Destroying other processes is almost as easy as creating a new one just kill it:

 int kill(pid_t pid, int signum);

pid should be the pid of the process to kill, and signum describes how to kill it. There are two choices^[10] for how to kill a child. You can use SIGTERM to terminate the process gently. This means that the process can ask the kernel to tell it when someone is trying to kill it so that it can terminate gracefully (saving files, for example). The process may also ignore this type of request for it to terminate and, instead, continue running. Using SIGKILL for the signum parameter kills the process immediately, no questions asked. If signum is zero, then kill() checks to see if the process calling kill() has the proper permissions, and returns zero if so and nonzero if its permissions are insufficient. This provides a way for a process to check the validity of a pid.

^[10] This is a gross oversimplification. kill() actually sends a signal, and signals are a complicated topic in their own right. See Chapter 12 for a complete description of what signals are and how to use them.

The pid parameter can take on four types of values under Linux.

`pid > 0`	The signal is sent to the process whose pid is `pid`. If no process exists with that pid, `ESRCH` is returned.
`pid < -1`	The signal is sent to all the processes in the process group whose pgid is `-pid`. For example, `kill(-5316, SIGKILL)` immediately terminates all the processes in process group 5316. This ability is used by job control shells, as discussed in Chapter 15.
`pid = 0`	The signal is sent to all the processes in the current process's process group.
`pid = -1`	The signal is sent to all the processes on the system except the init process. This is used during system shutdown.

Processes can normally kill() only processes that share the same effective user ID as themselves. There are two exceptions to this rule. First, processes with an effective uid of 0 may kill() any process on the system. Second, any process can send a SIGCONT signal to any other process in the same session.^[11]

^[11] This is to allow job control shells to restart processes that have changed their effective user ID. See chapter Chapter 15 for more information on job control.

10.4.7. Dumping Core

Although we just mentioned that passing SIGTERM and SIGKILL to kill() causes a process to terminate, you can use quite a few different values (Chapter 12 discusses all of them). Some of these, such as SIGABRT, cause the program to dump core before dying.
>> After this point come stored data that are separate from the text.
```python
DROPIN_SYMBOLS = ["create_suffix_array", "destroy_suffix_array", "build_suffix_array",
                  "build_lcp_array", "find_longest_repeated_substring", "is_valid_suffix_array"]
EXT_SYMBOLS = ["sa_context_create", "sa_context_destroy", "sa_context_set_debug", "sa_workspace_bytes", "sa_build_device",
               "sa_build_ex", "sa_check_device", "sa_check", "sa_lcp_device", "sa_lcp", "sa_generate_text_device",
               "sa_alphabet_device", "sa_pack_keys_device", "sa_sort_pairs_device", "sa_scatter_u64_device",
               "sa_gather_u64_device", "sa_running_max_i64_device", "sa_inclusive_sum_i64_device",
               "sa_count_below_u64_device", "sa_select_u8_device",
               "sa_find_device", "sa_find", "sa_find_ex",
               "sa_match_device", "sa_matching_stats_device", "sa_match", "sa_matching_stats",
               "sa_bwt_device", "sa_bwt", "sa_inverse_device", "sa_inverse",
               "sa_dist_begin", "sa_dist_cuts", "sa_dist_plan_cuts", "sa_dist_reserve", "sa_dist_release", "sa_dist_round1", "sa_dist_req_count", "sa_dist_req_fill",
               "sa_dist_answer", "sa_dist_refine",
               "sa_last_error", "sa_host_syncs", "sa_device_count", "sa_version", "sa_struct_size"]


class SAError(RuntimeError):
    """A libsa_hip entry point returned an error code."""


DEBUG_FLAGS = {"no_cmp": 0x1, "no_pk8": 0x2, "no_pad": 0x4, "pad_overflow": 0x8, "no_fast32": 0x10,
               "no_pivot": 0x20, "perm_always": 0x40, "no_xq": 0x80, "xq_overflow": 0x100,
               "no_tied": 0x200, "no_key1_round": 0x400, "no_eonly": 0x800,
               "eonly": 0x1000, "fast32_small": 0x2000, "no_round2_fused": 0x4000}


def debug_bits(names) -> int:
    bits = 0
    for x in names or ():
        if x not in DEBUG_FLAGS:
            raise ValueError(f"unknown debug flag {x!r} (one of {sorted(DEBUG_FLAGS)})")
        bits |= DEBUG_FLAGS[x]
    return bits


class SaOpts(ctypes.Structure):
    _fields_ = [("profile", ctypes.c_int32), ("schedule", ctypes.c_int32), ("init_chars", ctypes.c_int32),
                ("radix", ctypes.c_int32), ("round1", ctypes.c_int32), ("debug", ctypes.c_uint32),
                ("span_extra", ctypes.c_int32), ("tune", ctypes.c_int32)]


class SaStats(ctypes.Structure):
    _fields_ = [
        ("rounds", ctypes.c_int32),
        ("n_kinds", ctypes.c_int32),
        ("total_ms", ctypes.c_double),
        ("h2d_ms", ctypes.c_double),
        ("d2h_ms", ctypes.c_double),
        ("round_ms", ctypes.c_double * SA_MAX_ROUNDS),
        ("distinct", ctypes.c_uint64 * SA_MAX_ROUNDS),
        ("passes", ctypes.c_int32 * SA_MAX_ROUNDS),
        ("sorted_n", ctypes.c_uint64 * SA_MAX_ROUNDS),
        ("prefix_len", ctypes.c_uint64 * SA_MAX_ROUNDS),
        ("schedule", ctypes.c_int32),
        ("init_chars", ctypes.c_int32),
        ("sigma", ctypes.c_int32),
        ("sparse_ranks", ctypes.c_int32),
        ("round1", ctypes.c_int32),
        ("largest_window", ctypes.c_int32),
        ("model_bytes", ctypes.c_uint64),
        ("kern_ms", ctypes.c_double * SA_K_COUNT),
        ("kern_launches", ctypes.c_uint64 * SA_K_COUNT),
        ("kern_bytes", ctypes.c_uint64 * SA_K_COUNT),
        ("round1_segments", ctypes.c_int32),
        ("round1_layout", ctypes.c_int32),
        ("round_bytes", ctypes.c_uint64 * SA_MAX_ROUNDS),
        ("round1_windows", ctypes.c_int32 * 4),
    ]

    def to_dict(self) -> dict:
        r = self.rounds
        return {
            "rounds": r,
            "total_ms": self.total_ms,
            "h2d_ms": self.h2d_ms,
            "d2h_ms": self.d2h_ms,
            "round_ms": list(self.round_ms[:r]),
# ... 187 lines not shown
```

hpc_suffix_array_amd/csrc/sa_bucket.h:

```cpp
#pragma once
#include "sa_kernels.h"

namespace sa {

#ifndef SA_BS_BLOCK
#define SA_BS_BLOCK 512
#endif
constexpr int kBsBlock = SA_BS_BLOCK;
#ifndef SA_BS_ITEMS
#define SA_BS_ITEMS 18
#endif
constexpr int kBsItems = SA_BS_ITEMS;
constexpr int kBsCap = kBsBlock * kBsItems;
constexpr uint32_t kWinStride = 1024;
#ifndef SA_BS_WPC
#define SA_BS_WPC 2
#endif
constexpr uint32_t kBsWpc = SA_BS_WPC;
#ifndef SA_BS_GRID
#define SA_BS_GRID (1u << 22)
#endif
constexpr uint32_t kBsGrid = SA_BS_GRID;
constexpr uint64_t kBucketMinN = 1ull << 20;
constexpr uint32_t kLoBits = 8;
constexpr uint32_t kLoRadix = 1u << kLoBits;

__device__ __forceinline__ uint32_t bucket_of(uint64_t key1, uint32_t rb, uint64_t cmul, uint32_t bsh) {
    return (uint32_t)(((key1 >> rb) * cmul) >> bsh);
}

__device__ __forceinline__ uint32_t bucket_dmin(uint32_t b, uint64_t cmul, uint32_t bsh) {
    const uint64_t d0 = ((uint64_t)b << bsh) / cmul;
    return (uint32_t)((((d0 * cmul) >> bsh) == b) ? d0 : d0 + 1);
}

struct SrcBucketKeys {
    const uint64_t* __restrict__ keys;
    const uint32_t* __restrict__ vals;
    uint32_t rb, bsh;
    uint64_t cmul;
    uint32_t bofs;
    __device__ __forceinline__ uint64_t key(uint64_t e) const { return keys[e]; }
    __device__ __forceinline__ uint32_t val(uint64_t e) const { return vals[e]; }
    static constexpr bool kPk8 = false;
    __device__ __forceinline__ uint32_t digit(uint64_t k, uint32_t shift, uint32_t mask) const {
        return ((bucket_of(k, rb, cmul, bsh) - bofs) >> shift) & mask;
    }
};

struct SrcPk8 {
    const uint64_t* __restrict__ items;
    __device__ __forceinline__ uint64_t key(uint64_t e) const { return items[e]; }
    __device__ __forceinline__ uint32_t val(uint64_t) const { return 0u; }
// ... 1363 lines not shown
        if constexpr (LSV & 1) {
            const uint32_t x = s_k[lo + t];
            v[t] = (uint32_t)t < cnt ? x : ~0u;
        } else {
            v[t] = (uint32_t)t < cnt ? s_k[lo + t] : ~0u;
        }
    }
    sort_net32<N>(v);
    uint32_t eqm = 0;
#pragma unroll
    for (int t = 0; t + 1 < N; ++t) eqm |= ((v[t] ^ v[t + 1]) <= kSlotMask ? 1u : 0u) << t;
    eqm &= (1u << (cnt - 1)) - 1u;
    if constexpr (LSV & 2) {
        if (eqm == 0u) {
            uint32_t xi[N];
#pragma unroll
            for (int t = 0; t < N; ++t) xi[t] = s_x[min(v[t] & kSlotMask, (uint32_t)kBsCap - 1u)];
#pragma unroll
            for (int t = 0; t < N; ++t)
                if ((uint32_t)t < cnt) s_k[lo + t] = xi[t];
            return false;
        }
    }
#pragma unroll
    for (int t = 0; t < N; ++t)
        if ((uint32_t)t < cnt) s_k[lo + t] = v[t];
    nu += (uint32_t)__popc(eqm | (eqm << 1));
    ng += (uint32_t)__popc(eqm & ~(eqm << 1));
    return eqm != 0u;
}
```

A program's core dump contains a complete history of the state of the program when it died.^[12] Most debuggers, including gdb, can analyze a core file and tell you what the program was doing when it died, as well as let you inspect the defunct process's memory image. Core dumps end up in the process's current working directory in a file called (simply enough) core.

^[12] A once-popular form of computer memory consists of small iron rings arranged in a matrix, with each ring held in place by two wires that are used to sense and set the magnetic polarity of the ring. Each of the rings is called a core, and the whole thing is core memory. So a core dump is a copy of the state of the system's memory (or core) at a given time.

When a process has violated some of the system's requirements (such as trying to access memory that it is not allowed to access), the kernel terminates the process by calling an internal version of kill() with a parameter that causes a core dump. The kernel may kill a process for several reasons, including arithmetic violations, such as division by zero; the programs running illegal instructions; and the programs trying to access inaccessible regions of memory. This last case causes a segmentation fault, which results in the message segmentation fault (core dumped). If you do any reasonable amount of Linux programming, you are sure to tire of this message!

If a process's resource limit for core files is 0 (see page 120 for details on the core resource limit), no core file is generated.